What is expected
Reproduce exactly the lines below from the one containing "const int g = lane & 31;" through the one containing "if (strided &&", including both, and nothing else.

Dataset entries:
──────────────────────────────

template <int MT, int DT, int QB, int P, int MODE, bool NT, int TPB, bool LEAN = false, bool QM = false>
__device__ __forceinline__ void scan_body(ScanArgs a) {
    constexpr bool FILTER = MODE != SCAN_SAMPLE;
    constexpr bool priv = MODE == SCAN_FILTER;
    static_assert(!LEAN || MODE == SCAN_FILTER, "the lean body is a FILTER");
    static_assert(!QM || (!LEAN && MODE != SCAN_COLLECT && DT != I8S), "per-query masks: the plain SAMPLE / FILTER");
    if constexpr (LEAN) {
        a.ng = 1;
        a.np = 1;
        a.part_tiles = (int64_t)1 << 62;
        a.mask = nullptr;
        a.tile_list = nullptr;
        a.strided = 1;
        a.wave_major = 1;
        a.teams = 0;
        a.use_groups = 1;
        a.publish = 1;
    }
    extern __shared__ __attribute__((aligned(16))) uint8_t lds[];
    int tid_ = threadIdx.x;
    if constexpr (LEAN) asm volatile("" : "+v"(tid_));
    const int tid = tid_;
    const int lane = tid & 63;
    const int half = lane >> 5;
    const int g = lane & 31;

    const int ng = a.ng;
    const int bx = blockIdx.x;
    const int grp = ng > 1 ? (bx >> 3) % ng : 0;
    const int64_t nrb = gridDim.x / ng;
    const int64_t rb = ng > 1 ? (int64_t)((bx >> 3) / ng) * 8 + (bx & 7) : bx;
    {
        constexpr int Bq = QB * 32;
        a.qfrag += (int64_t)grp * a.S * QB * 64 * 8;
        a.mkeys += grp * Bq * 32;
        a.floor_q += grp * Bq;
        if (a.cnt) a.cnt += grp * Bq;
        if (a.buf) a.buf += (int64_t)grp * Bq * a.cap;
        if (a.dyn_q) a.dyn_q += grp * 16;
    }
    const int64_t Wg = nrb * (blockDim.x >> 6);
    const int64_t w = rb * (blockDim.x >> 6) + (tid >> 6);
    const int64_t wg = (int64_t)grp * Wg + w;
    const int64_t wrg = a.wave_major ? (int64_t)(tid >> 6) * nrb + rb : w;
    const bool teams = MODE == SCAN_FILTER && a.np > 1 && a.teams && a.strided;
    const int tp = teams ? (int)(wrg % a.np) : 0;
    const int64_t W = teams ? (Wg - tp + a.np - 1) / a.np : Wg;
    const int64_t wr = teams ? wrg / a.np : wrg;
    const int64_t t_off = teams ? (int64_t)tp * a.part_tiles : 0;
    const int64_t n_units = teams ? std::max<int64_t>(0, std::min<int64_t>(a.n_units - t_off, a.part_tiles)) : a.n_units;
    int64_t dyn_start = a.dyn_start;
    if (teams) {
        const int64_t per_wave = n_units / W;
        dyn_start = n_units;
        if (a.dyn_start < a.n_units && per_wave >= 8)
            dyn_start = (per_wave - std::max<int64_t>(2, per_wave * a.dyn_pct / 100)) * W;
    }
    uint32_t* const dyn_ctr = a.dyn_q ? a.dyn_q + tp : nullptr;
    const bool dyn = MODE == SCAN_FILTER && dyn_start < n_units;
    const int64_t n_static = dyn ? dyn_start : n_units;
    const int64_t base = n_static / W, rem = n_static % W;
    const bool strided = a.strided != 0 && (a.np == 1 || teams);
    const int64_t u0 = strided ? 0 : wr * base + (wr < rem ? wr : rem);
    const int64_t u1 = strided ? (wr < n_static ? (n_static - 1 - wr) / W + 1 : 0) : u0 + base + (wr < rem ? 1 : 0);
    const int64_t stride = FILTER ? 1 : a.sample_stride;
    constexpr int KS = XFrag<MT, DT, NT>::kSteps;
    const int S = a.S / KS;
    __builtin_assume(S >= P);
    bool in_static = true;
    const int64_t full_rounds = n_static / W;
    auto tile_at = [&](int64_t u) -> int64_t {
        if (strided && in_static) {
            int64_t pos = wr;
            if (HR_ROTATE_ROUNDS && u < full_rounds) {
                const uint32_t rot = (uint32_t)((uint64_t)u * 2654435761ull) % (uint32_t)W;
                pos += rot;
                if (pos >= W) pos -= W;
            }
            u = u * W + pos;
        }
        const int64_t i = wave_uniform(t_off + u * stride);
        return a.tile_list ? (int64_t)scalar_word(a.tile_list, i) : i;
    };

    const int n_q16 = a.S * QB * 64;
    if constexpr (!LEAN) {
        if (!(HR_DIAG & 8)) {
            const __amdgpu_buffer_rsrc_t qr =
                __builtin_amdgcn_make_buffer_rsrc((void*)a.qfrag, (short)0, n_q16 * 16, 0x00020000);
            const int wv = __builtin_amdgcn_readfirstlane(tid >> 6);
            for (int c = wv * 64; c < n_q16; c += (int)blockDim.x)
                __builtin_amdgcn_raw_ptr_buffer_load_lds(qr, (__attribute__((address_space(3))) void*)(lds + c * 16), 16,
                                                         lane * 16, c * 16, 0, 0);
        }
    }
    XFrag<MT, DT, NT> ring[P];
    const bool ring0 = u0 < u1;
    if (ring0) {
        const int64_t c0 = tile_at(u0) * S;
#pragma unroll
        for (int i = 0; i < P; ++i) ring[i].load(a.rows, c0 + i, lane);
    }
    if constexpr (LEAN) {
        stage_lds((u32x4*)lds, (const u32x4*)a.qfrag, n_q16);
    } else {
        if (ring0) __builtin_amdgcn_s_waitcnt(vmcnt_only(P * XFrag<MT, DT, NT>::kLoads));
        else __builtin_amdgcn_s_waitcnt(vmcnt_only(0));
    }
    __syncthreads();

    if (u0 >= u1 && FILTER) {
        if (priv && lane < QB * 32) {
            if constexpr (LEAN)
                __hip_atomic_store(&a.pcnt[wg * (QB * 32) + lane], 0u, __ATOMIC_RELAXED, __HIP_MEMORY_SCOPE_AGENT);
            else
                a.pcnt[wg * (QB * 32) + lane] = 0;
        }
        if (a.wave_tiles && lane == 0) a.wave_tiles[wg] = 0u;
        return;
    }
    uint32_t mycnt = 0;
    float2* const wave_buf = priv ? a.pbuf + wg * (QB * 32) * a.capw : nullptr;

    const u32x4* qs = (const u32x4*)lds;

    float th[QB][16], gmax[QB][16];
    int64_t part = (u0 < u1 ? tile_at(u0) : 0) / a.part_tiles;
    int64_t part_end = (part + 1) * a.part_tiles;
    uint32_t* gkq[QB];
#pragma unroll
    for (int qb = 0; qb < QB; ++qb) gkq[qb] = a.mkeys + part * a.pstride + (qb * 32 + 4 * half) * 32 + g;
#pragma unroll
    for (int qb = 0; qb < QB; ++qb)
#pragma unroll
        for (int i = 0; i < 16; ++i) {
            gmax[qb][i] = -__builtin_inff();
            th[qb][i] = -__builtin_inff();
        }

    auto refresh_load = [&](uint32_t (&key)[QB][16]) {
#pragma unroll
        for (int qb = 0; qb < QB; ++qb)
#pragma unroll
            for (int i = 0; i < 16; ++i)
                key[qb][i] = __hip_atomic_load(gkq[qb] + 32 * ((i & 3) + 8 * (i >> 2)), __ATOMIC_RELAXED,
                                               __HIP_MEMORY_SCOPE_AGENT);
    };
    auto refresh_apply = [&](uint32_t (&key)[QB][16], bool publish, bool floor) {
#pragma unroll
        for (int qb = 0; qb < QB; ++qb)
#pragma unroll
            for (int i = 0; i < 16; ++i) {
                key[qb][i] = key[qb][i] > HR_KEY_NEG_INF ? key[qb][i] : HR_KEY_NEG_INF;
                if (publish && a.publish && gmax[qb][i] > key2f(key[qb][i])) {
                    atomicMax(gkq[qb] + 32 * ((i & 3) + 8 * (i >> 2)), f2key(gmax[qb][i]));
                    key[qb][i] = f2key(gmax[qb][i]);
                }
            }
        for (int p = 0; p < a.np; ++p) {
            if (p == part) continue;
            const int64_t off = (p - part) * a.pstride;
            uint32_t k2[QB][16];
#pragma unroll
            for (int qb = 0; qb < QB; ++qb)
#pragma unroll
                for (int i = 0; i < 16; ++i)
                    k2[qb][i] = __hip_atomic_load(gkq[qb] + off + 32 * ((i & 3) + 8 * (i >> 2)), __ATOMIC_RELAXED,
                                                  __HIP_MEMORY_SCOPE_AGENT);
#pragma unroll
            for (int qb = 0; qb < QB; ++qb)
#pragma unroll
                for (int i = 0; i < 16; ++i) {
                    const uint32_t v = k2[qb][i] > HR_KEY_NEG_INF ? k2[qb][i] : HR_KEY_NEG_INF;
                    key[qb][i] = key[qb][i] < v ? key[qb][i] : v;
                }
        }
#pragma unroll
        for (int qb = 0; qb < QB; ++qb)
#pragma unroll
            for (int i = 0; i < 16; ++i) {
                float f = key2f(key[qb][i]);
#pragma unroll
                for (int off = 16; off >= 1; off >>= 1) f = fminf(f, __shfl_xor(f, off, 64));
                gmax[qb][i] = -__builtin_inff();
                if (floor) f = fmaxf(f, a.floor_q[acc_query(qb, i, half)]);
                th[qb][i] = fmaxf(th[qb][i], f);
            }
    };
    auto refresh = [&](bool publish) {
        if (!a.use_groups) {
#pragma unroll
            for (int qb = 0; qb < QB; ++qb)
#pragma unroll
                for (int i = 0; i < 16; ++i) {
                    gmax[qb][i] = -__builtin_inff();
                    th[qb][i] = fmaxf(th[qb][i], a.floor_q[acc_query(qb, i, half)]);
                }
            return;
        }
        uint32_t key[QB][16];
        refresh_load(key);
        refresh_apply(key, publish, true);
    };
    auto flush = [&]() {
#pragma unroll
        for (int qb = 0; qb < QB; ++qb)
#pragma unroll
            for (int i = 0; i < 16; ++i) {
                if (gmax[qb][i] > -__builtin_inff())
                    atomicMax(gkq[qb] + 32 * ((i & 3) + 8 * (i >> 2)), f2key(gmax[qb][i]));
                gmax[qb][i] = -__builtin_inff();
            }
    };
    if (FILTER) refresh(false);


    auto grab_issue = [&]() -> uint32_t {
        uint32_t v = 0;
        if (lane == 0) v = atomicAdd(dyn_ctr, 1u);
        return v;
    };
    auto grab_resolve = [&](uint32_t v) -> int64_t {
        v = (uint32_t)__builtin_amdgcn_readfirstlane((int)v);
        const int64_t u = dyn_start + (int64_t)v * a.dyn_chunk;
        return u < n_units ? u : -1;
    };
    uint32_t rkey[QB][16];
    const bool early_refresh = !LEAN && DT != I8S && !QM && a.early_refresh != 0;
    int64_t u = u0, u_end = u1, pend = -1, done = 0;
    const int roff = a.stagger ? __builtin_amdgcn_readfirstlane((tid >> 6) % a.refresh_every) : 0;
    uint32_t graw = 0;
    bool issued = false;
    if (dyn && u0 >= u1) {
        in_static = false;
        u = grab_resolve(grab_issue());
        if (u < 0) u = u_end = 0;
        else u_end = std::min<int64_t>(u + a.dyn_chunk, n_units);
    }
    while (u < u_end) {
        if (dyn && !issued && u + 2 >= u_end) {
            graw = grab_issue();
            issued = true;
        }
        if (dyn && u + 1 == u_end) pend = grab_resolve(graw);
        const int64_t t = wave_uniform(tile_at(u));
        int64_t tn = t;
        if (u + 1 < u_end) {
            tn = tile_at(u + 1);
        } else if (pend >= 0) {
            const bool st = in_static;
            in_static = false;
            tn = tile_at(pend);
            in_static = st;
        }
        tn = wave_uniform(tn);
        if (t >= part_end) {
            if (MODE != SCAN_COLLECT && a.use_groups) flush();
            const int64_t np_ = t / a.part_tiles;
#pragma unroll
            for (int qb = 0; qb < QB; ++qb) gkq[qb] += (np_ - part) * a.pstride;
            part = np_;
            part_end = (part + 1) * a.part_tiles;
        }
        const bool rdue = MODE == SCAN_FILTER && a.use_groups && early_refresh && !(HR_DIAG & 2) &&
                          ((done + 1 + roff) % a.refresh_every) == 0;
        if (rdue) {
            refresh_load(rkey);
            asm volatile("" ::: "memory");
        }
        f32x16 acc[QB];
#pragma unroll
        for (int qb = 0; qb < QB; ++qb)
#pragma unroll
            for (int i = 0; i < 16; ++i) acc[qb][i] = 0.0f;
        const int rg = slot_row(t, g);

        uint32_t allow = QM ? 0u : scalar_word(a.live, t);
        if (!QM && a.mask) allow &= scalar_word(a.mask, t);
        uint32_t aw = 0;
        if constexpr (QM) {
            aw = a.mask[t * 64 + lane];
            asm volatile("" ::: "memory");
        }
        float rsc = 1.0f;
        if constexpr (DT == I8S) {
            rsc = a.rscale[t * 32 + rg];
            asm volatile("" ::: "memory");
        }
        for (int sb = 0; sb < S; sb += P) {
            const bool same = sb + P < S;
            const int64_t nc = same ? t * S + sb + P : tn * S;
#pragma unroll
            for (int i = 0; i < P; ++i) {
                u32x4 xf[KS];
#pragma unroll
                for (int ks = 0; ks < KS; ++ks) xf[ks] = ring[i].get(ks);
                ring[i].load(a.rows, nc + i, lane);
#pragma unroll
// ... 23 lines not shown
                in_static = false;
                u = pend;
                u_end = std::min<int64_t>(u + a.dyn_chunk, n_units);
                pend = -1;
                issued = false;
            } else {
                break;
            }
            continue;
        }
        if (a.xnorm) {
            const float xs = a.xnorm[t * 32 + rg];
            const float xmul = 2.0f;
#pragma unroll
            for (int qb = 0; qb < QB; ++qb)
#pragma unroll
                for (int i = 0; i < 16; ++i) acc[qb][i] = __builtin_fmaf(xmul, acc[qb][i], -xs);
        }
        if constexpr (DT == I8S) {
#pragma unroll
            for (int qb = 0; qb < QB; ++qb)
#pragma unroll
                for (int i = 0; i < 16; ++i) acc[qb][i] *= rsc;
        }
        const bool ok = (allow >> rg) & 1u;
#define HR_OKR(qb, i) (QM ? ((aw >> ((qb) * 16 + (i))) & 1u) != 0 : ok)
        const uint32_t row = (uint32_t)(t * 32 + rg);
        uint32_t regs = 0;
#pragma unroll
        for (int qb = 0; qb < QB; ++qb)
#pragma unroll
            for (int i = 0; i < 16; ++i) {
                const float v = HR_OKR(qb, i) ? acc[qb][i] : -__builtin_inff();
                gmax[qb][i] = fmaxf(gmax[qb][i], v);
                if (FILTER) regs |= (__ballot(HR_OKR(qb, i) && v >= th[qb][i]) != 0 ? 1u : 0u) << (qb * 16 + i);
            }
        if (FILTER && regs && !(HR_DIAG & 1)) {
#pragma unroll
            for (int qb = 0; qb < QB; ++qb)
#pragma unroll
                for (int i = 0; i < 16; ++i) {
                    if (!((regs >> (qb * 16 + i)) & 1u)) continue;
                    const float v = acc[qb][i];
                    const bool pass = HR_OKR(qb, i) && v >= th[qb][i];
                    const uint64_t m = __ballot(pass);
                    if (m) {
#pragma unroll
                        for (int h = 0; h < 2; ++h) {
                            const uint32_t mh = (uint32_t)(m >> (32 * h));
                            if (priv && mh) {
                                const int q = acc_query(qb, i, h);
                                const uint32_t basepos = (uint32_t)__builtin_amdgcn_readlane((int)mycnt, q);
                                if (pass && half == h) {
                                    const uint32_t pos = basepos + __builtin_popcount(mh & ((1u << g) - 1u));
                                    if (pos < (uint32_t)a.capw) {
                                        if constexpr (LEAN)
                                            __hip_atomic_store((uint64_t*)&wave_buf[q * a.capw + pos],
                                                               ((uint64_t)row << 32) | __builtin_bit_cast(uint32_t, v),
                                                               __ATOMIC_RELAXED, __HIP_MEMORY_SCOPE_AGENT);
                                        else
                                            wave_buf[q * a.capw + pos] = make_float2(v, __builtin_bit_cast(float, row));
                                    }
                                }
                                mycnt += (lane == q) ? (uint32_t)__builtin_popcount(mh) : 0u;
                            } else if (!priv && mh) {
                                const int q = acc_query(qb, i, h);
                                const int leader = 32 * h + __builtin_ctz(mh);
                                uint32_t basepos = 0;
                                if (lane == leader) basepos = atomicAdd(&a.cnt[q], (uint32_t)__builtin_popcount(mh));
                                basepos = __shfl(basepos, leader, 64);
                                if (pass && half == h) {
                                    const uint32_t pos = basepos + __builtin_popcount(mh & ((1u << g) - 1u));
                                    if (pos < (uint32_t)a.cap)
                                        a.buf[(int64_t)q * a.cap + pos] = make_float2(v, __builtin_bit_cast(float, row));
                                }
                            }
                        }
                    }
                }
        }
#undef HR_OKR
        ++done;
        if (MODE == SCAN_FILTER && !(HR_DIAG & 2) && ((done + roff) % a.refresh_every) == 0) {
            if (rdue) refresh_apply(rkey, true, false);
            else refresh(true);
        }
        if (u + 1 < u_end) {
            ++u;
        } else if (pend >= 0 && done < n_units) {
            in_static = false;
            u = pend;
            u_end = std::min<int64_t>(u + a.dyn_chunk, n_units);
            pend = -1;
            issued = false;
        } else {
            break;
        }
    }

    if (priv && lane < QB * 32) {
        if constexpr (LEAN)
            __hip_atomic_store(&a.pcnt[wg * (QB * 32) + lane], mycnt, __ATOMIC_RELAXED, __HIP_MEMORY_SCOPE_AGENT);
        else
            a.pcnt[wg * (QB * 32) + lane] = mycnt;
    }
    if (a.wave_tiles && lane == 0) a.wave_tiles[wg] = (uint32_t)done;
    if (!FILTER && a.publish) {
        constexpr int NE = QB * 16 * 64;
        float* red = (float*)lds;
        int64_t* partw = (int64_t*)(red + 8 * NE);
        const int wv = tid >> 6;
        __syncthreads();
#pragma unroll
        for (int qb = 0; qb < QB; ++qb)
#pragma unroll
            for (int i = 0; i < 16; ++i) red[wv * NE + (qb * 16 + i) * 64 + lane] = gmax[qb][i];
        if (lane == 0) partw[wv] = u0 < u1 ? part : -1;
        __syncthreads();
        int64_t p0 = -1;
        bool same = true;
        const int nw = blockDim.x >> 6;
        for (int v = 0; v < nw; ++v) {
            if (partw[v] < 0) continue;
            if (p0 < 0) p0 = partw[v];
            same = same && partw[v] == p0;
        }
        if (!same) {
            flush();
        } else if (p0 >= 0) {
            for (int e = tid; e < NE; e += blockDim.x) {
                float m = -__builtin_inff();
                for (int v = 0; v < nw; ++v) m = fmaxf(m, red[v * NE + e]);
                if (m > -__builtin_inff()) {
                    const int l = e & 63, ri = (e >> 6) & 15, qb = e >> 10;
                    const int q = qb * 32 + 4 * (l >> 5) + (ri & 3) + 8 * (ri >> 2);
                    atomicMax(a.mkeys + p0 * a.pstride + q * 32 + (l & 31), f2key(m));
                }
            }
        }
    }
}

──────────────────────────────

Exercise result
    const int g = lane & 31;

    const int ng = a.ng;
    const int bx = blockIdx.x;
    const int grp = ng > 1 ? (bx >> 3) % ng : 0;
    const int64_t nrb = gridDim.x / ng;
    const int64_t rb = ng > 1 ? (int64_t)((bx >> 3) / ng) * 8 + (bx & 7) : bx;
    {
        constexpr int Bq = QB * 32;
        a.qfrag += (int64_t)grp * a.S * QB * 64 * 8;
        a.mkeys += grp * Bq * 32;
        a.floor_q += grp * Bq;
        if (a.cnt) a.cnt += grp * Bq;
        if (a.buf) a.buf += (int64_t)grp * Bq * a.cap;
        if (a.dyn_q) a.dyn_q += grp * 16;
    }
    const int64_t Wg = nrb * (blockDim.x >> 6);
    const int64_t w = rb * (blockDim.x >> 6) + (tid >> 6);
    const int64_t wg = (int64_t)grp * Wg + w;
    const int64_t wrg = a.wave_major ? (int64_t)(tid >> 6) * nrb + rb : w;
    const bool teams = MODE == SCAN_FILTER && a.np > 1 && a.teams && a.strided;
    const int tp = teams ? (int)(wrg % a.np) : 0;
    const int64_t W = teams ? (Wg - tp + a.np - 1) / a.np : Wg;
    const int64_t wr = teams ? wrg / a.np : wrg;
    const int64_t t_off = teams ? (int64_t)tp * a.part_tiles : 0;
    const int64_t n_units = teams ? std::max<int64_t>(0, std::min<int64_t>(a.n_units - t_off, a.part_tiles)) : a.n_units;
    int64_t dyn_start = a.dyn_start;
    if (teams) {
        const int64_t per_wave = n_units / W;
        dyn_start = n_units;
        if (a.dyn_start < a.n_units && per_wave >= 8)
            dyn_start = (per_wave - std::max<int64_t>(2, per_wave * a.dyn_pct / 100)) * W;
    }
    uint32_t* const dyn_ctr = a.dyn_q ? a.dyn_q + tp : nullptr;
    const bool dyn = MODE == SCAN_FILTER && dyn_start < n_units;
    const int64_t n_static = dyn ? dyn_start : n_units;
    const int64_t base = n_static / W, rem = n_static % W;
    const bool strided = a.strided != 0 && (a.np == 1 || teams);
    const int64_t u0 = strided ? 0 : wr * base + (wr < rem ? wr : rem);
    const int64_t u1 = strided ? (wr < n_static ? (n_static - 1 - wr) / W + 1 : 0) : u0 + base + (wr < rem ? 1 : 0);
    const int64_t stride = FILTER ? 1 : a.sample_stride;
    constexpr int KS = XFrag<MT, DT, NT>::kSteps;
    const int S = a.S / KS;
    __builtin_assume(S >= P);
    bool in_static = true;
    const int64_t full_rounds = n_static / W;
    auto tile_at = [&](int64_t u) -> int64_t {
        if (strided && in_static) {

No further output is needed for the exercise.